● **EXERCISE GOAL**:
Transcribe the following records in full, exactly as shown.

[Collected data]
constexpr int T_THREADS = 384;
constexpr int T_EPI_WARPS = 8, T_LOAD_WARP = 8;
constexpr int T_CONS_REGS = 232, T_LOAD_REGS = 40;
static_assert(256 * T_CONS_REGS + 128 * T_LOAD_REGS <= launch_regs(T_THREADS) * T_THREADS, "register split exceeds the CTA's pool");
constexpr int T_EPI_SCRATCH = 32 * 80;
constexpr int T_STAGES = 4;
constexpr int T_STAGE_BYTES = A_SUB + 2 * B_HALF;
constexpr size_t T_SMEM_BYTES = (size_t)T_STAGES * T_STAGE_BYTES + 1024 + 256 + T_EPI_WARPS * T_EPI_SCRATCH;
static_assert(T_SMEM_BYTES <= 227 * 1024, "gemm_tma_kernel exceeds the 227 KB of shared memory per block");
static_assert(T_STAGES * T_STAGE_BYTES >= 128 * BN * 4, "the accumulator image must fit in the ring it overlays");

enum { OUT_PLANAR = 3 };

struct TmaP {
  TcP t;
  int conv;
  int bx, by, bi;
  int tiles_x, tiles_y;
  int n_img, H, W, C;
  long plane_elems;
  int ksegs, kc_per_seg;
  float* acc_scratch;
  int halo, pool;
  unsigned long long* pool_sum;
  unsigned long long* segsum;
  int* status;
  int wcompact;
  const float* gen_src;
  const int4* chunk_tab;
};

static __global__ void seg_chunk_tab_kernel(const int4* __restrict__ tiles, int num_tiles, const int* __restrict__ seg,
                                            int4* __restrict__ tab) {
  const int idx = blockIdx.x * blockDim.x + threadIdx.x;
  if (idx >= num_tiles * 2) return;
  const int4 tt = tiles[idx >> 1];
  const int half = idx & 1, c0 = tt.y, len = tt.z;
  int v[4];
#pragma unroll
  for (int c = 0; c < 4; c++) {
    const int col0 = half * 128 + c * 32;
    v[c] = 0;
    if (col0 < len) {
      const int first = seg[c0 + col0], last = seg[c0 + min(col0 + 31, len - 1)];
      v[c] = (first << 1) | ((col0 + 32 <= len && first == last) ? 1 : 0);
    }
  }
  tab[idx] = make_int4(v[0], v[1], v[2], v[3]);
}

__device__ __forceinline__ void tma_load_2d(uint32_t dst, const CUtensorMap* map, int c0, int c1, uint32_t mbar) {
  asm volatile(
      "cp.async.bulk.tensor.2d.shared::cluster.global.tile.mbarrier::complete_tx::bytes [%0], [%1, {%2, %3}], [%4];"
      ::"r"(dst), "l"(reinterpret_cast<uint64_t>(map)), "r"(c0), "r"(c1), "r"(mbar)
      : "memory");
}
__device__ __forceinline__ void tma_load_4d(uint32_t dst, const CUtensorMap* map, int c0, int c1, int c2, int c3,
                                            uint32_t mbar) {
  asm volatile(
      "cp.async.bulk.tensor.4d.shared::cluster.global.tile.mbarrier::complete_tx::bytes [%0], [%1, {%2, %3, %4, %5}], "
      "[%6];"
      ::"r"(dst), "l"(reinterpret_cast<uint64_t>(map)), "r"(c0), "r"(c1), "r"(c2), "r"(c3), "r"(mbar)
      : "memory");
}
__device__ __forceinline__ uint64_t smem_desc_sw64(uint32_t saddr) {
  return (uint64_t)((saddr & 0x3FFFFu) >> 4) | ((uint64_t)1 << 16) | ((uint64_t)(512 >> 4) << 32) | (2ull << 62);
}
__device__ __forceinline__ void st_global_256(void* dst, const uint4& a, const uint4& b) {
  asm volatile("st.global.v4.b32 [%0], {%1, %2, %3, %4};\n\tst.global.v4.b32 [%0+16], {%5, %6, %7, %8};" ::"l"(dst),
               "r"(a.x), "r"(a.y), "r"(a.z), "r"(a.w), "r"(b.x), "r"(b.y), "r"(b.z), "r"(b.w)
               : "memory");
}
__device__ __forceinline__ void st_global_256(void* dst, const uint32_t* r) {
  st_global_256(dst, make_uint4(r[0], r[1], r[2], r[3]), make_uint4(r[4], r[5], r[6], r[7]));
}
__device__ __forceinline__ void split_f16(float x, __half& hi, __half& lo) {
  unsigned short a, b;
  asm("{\n\t.reg .f32 f;\n\t"
      "cvt.rn.satfinite.f16.f32 %0, %2;\n\t"
      "cvt.f32.f16 f, %0;\n\t"
      "sub.f32 f, %2, f;\n\t"
      "cvt.rn.satfinite.f16.f32 %1, f;\n\t}"
      : "=h"(a), "=h"(b)
      : "f"(x));
  hi = __ushort_as_half(a);
  lo = __ushort_as_half(b);
}

template <int BX>
__device__ __forceinline__ void pool_chunk(const float (&x)[32], float (&o)[8]) {
#pragma unroll
  for (int a = 0; a < 16 / BX; a++)
#pragma unroll
    for (int b = 0; b < BX / 2; b++) {
      const int i = 2 * a * BX + 2 * b;
      o[a * (BX / 2) + b] = fmaxf(fmaxf(x[i], x[i + 1]), fmaxf(x[i + BX], x[i + BX + 1]));
    }
}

● **ANSWER TO THE PROBLEM**:
constexpr int T_THREADS = 384;
constexpr int T_EPI_WARPS = 8, T_LOAD_WARP = 8;
constexpr int T_CONS_REGS = 232, T_LOAD_REGS = 40;
static_assert(256 * T_CONS_REGS + 128 * T_LOAD_REGS <= launch_regs(T_THREADS) * T_THREADS, "register split exceeds the CTA's pool");
constexpr int T_EPI_SCRATCH = 32 * 80;
constexpr int T_STAGES = 4;
constexpr int T_STAGE_BYTES = A_SUB + 2 * B_HALF;
constexpr size_t T_SMEM_BYTES = (size_t)T_STAGES * T_STAGE_BYTES + 1024 + 256 + T_EPI_WARPS * T_EPI_SCRATCH;
static_assert(T_SMEM_BYTES <= 227 * 1024, "gemm_tma_kernel exceeds the 227 KB of shared memory per block");
static_assert(T_STAGES * T_STAGE_BYTES >= 128 * BN * 4, "the accumulator image must fit in the ring it overlays");

enum { OUT_PLANAR = 3 };

struct TmaP {
  TcP t;
  int conv;
  int bx, by, bi;
  int tiles_x, tiles_y;
  int n_img, H, W, C;
  long plane_elems;
  int ksegs, kc_per_seg;
  float* acc_scratch;
  int halo, pool;
  unsigned long long* pool_sum;
  unsigned long long* segsum;
  int* status;
  int wcompact;
  const float* gen_src;
  const int4* chunk_tab;
};

static __global__ void seg_chunk_tab_kernel(const int4* __restrict__ tiles, int num_tiles, const int* __restrict__ seg,
                                            int4* __restrict__ tab) {
  const int idx = blockIdx.x * blockDim.x + threadIdx.x;
  if (idx >= num_tiles * 2) return;
  const int4 tt = tiles[idx >> 1];
  const int half = idx & 1, c0 = tt.y, len = tt.z;
  int v[4];
#pragma unroll
  for (int c = 0; c < 4; c++) {
    const int col0 = half * 128 + c * 32;
    v[c] = 0;
    if (col0 < len) {
      const int first = seg[c0 + col0], last = seg[c0 + min(col0 + 31, len - 1)];
      v[c] = (first << 1) | ((col0 + 32 <= len && first == last) ? 1 : 0);
    }
  }
  tab[idx] = make_int4(v[0], v[1], v[2], v[3]);
}

__device__ __forceinline__ void tma_load_2d(uint32_t dst, const CUtensorMap* map, int c0, int c1, uint32_t mbar) {
  asm volatile(
      "cp.async.bulk.tensor.2d.shared::cluster.global.tile.mbarrier::complete_tx::bytes [%0], [%1, {%2, %3}], [%4];"
      ::"r"(dst), "l"(reinterpret_cast<uint64_t>(map)), "r"(c0), "r"(c1), "r"(mbar)
      : "memory");
}
__device__ __forceinline__ void tma_load_4d(uint32_t dst, const CUtensorMap* map, int c0, int c1, int c2, int c3,
                                            uint32_t mbar) {
  asm volatile(
      "cp.async.bulk.tensor.4d.shared::cluster.global.tile.mbarrier::complete_tx::bytes [%0], [%1, {%2, %3, %4, %5}], "
      "[%6];"
      ::"r"(dst), "l"(reinterpret_cast<uint64_t>(map)), "r"(c0), "r"(c1), "r"(c2), "r"(c3), "r"(mbar)
      : "memory");
}
__device__ __forceinline__ uint64_t smem_desc_sw64(uint32_t saddr) {
  return (uint64_t)((saddr & 0x3FFFFu) >> 4) | ((uint64_t)1 << 16) | ((uint64_t)(512 >> 4) << 32) | (2ull << 62);
}
__device__ __forceinline__ void st_global_256(void* dst, const uint4& a, const uint4& b) {
  asm volatile("st.global.v4.b32 [%0], {%1, %2, %3, %4};\n\tst.global.v4.b32 [%0+16], {%5, %6, %7, %8};" ::"l"(dst),
               "r"(a.x), "r"(a.y), "r"(a.z), "r"(a.w), "r"(b.x), "r"(b.y), "r"(b.z), "r"(b.w)
               : "memory");
}
__device__ __forceinline__ void st_global_256(void* dst, const uint32_t* r) {
  st_global_256(dst, make_uint4(r[0], r[1], r[2], r[3]), make_uint4(r[4], r[5], r[6], r[7]));
}
__device__ __forceinline__ void split_f16(float x, __half& hi, __half& lo) {
  unsigned short a, b;
  asm("{\n\t.reg .f32 f;\n\t"
      "cvt.rn.satfinite.f16.f32 %0, %2;\n\t"
      "cvt.f32.f16 f, %0;\n\t"
      "sub.f32 f, %2, f;\n\t"
      "cvt.rn.satfinite.f16.f32 %1, f;\n\t}"
      : "=h"(a), "=h"(b)
      : "f"(x));
  hi = __ushort_as_half(a);
  lo = __ushort_as_half(b);
}

template <int BX>
__device__ __forceinline__ void pool_chunk(const float (&x)[32], float (&o)[8]) {
#pragma unroll
  for (int a = 0; a < 16 / BX; a++)
#pragma unroll
    for (int b = 0; b < BX / 2; b++) {
      const int i = 2 * a * BX + 2 * b;
      o[a * (BX / 2) + b] = fmaxf(fmaxf(x[i], x[i + 1]), fmaxf(x[i + BX], x[i + BX + 1]));
    }
}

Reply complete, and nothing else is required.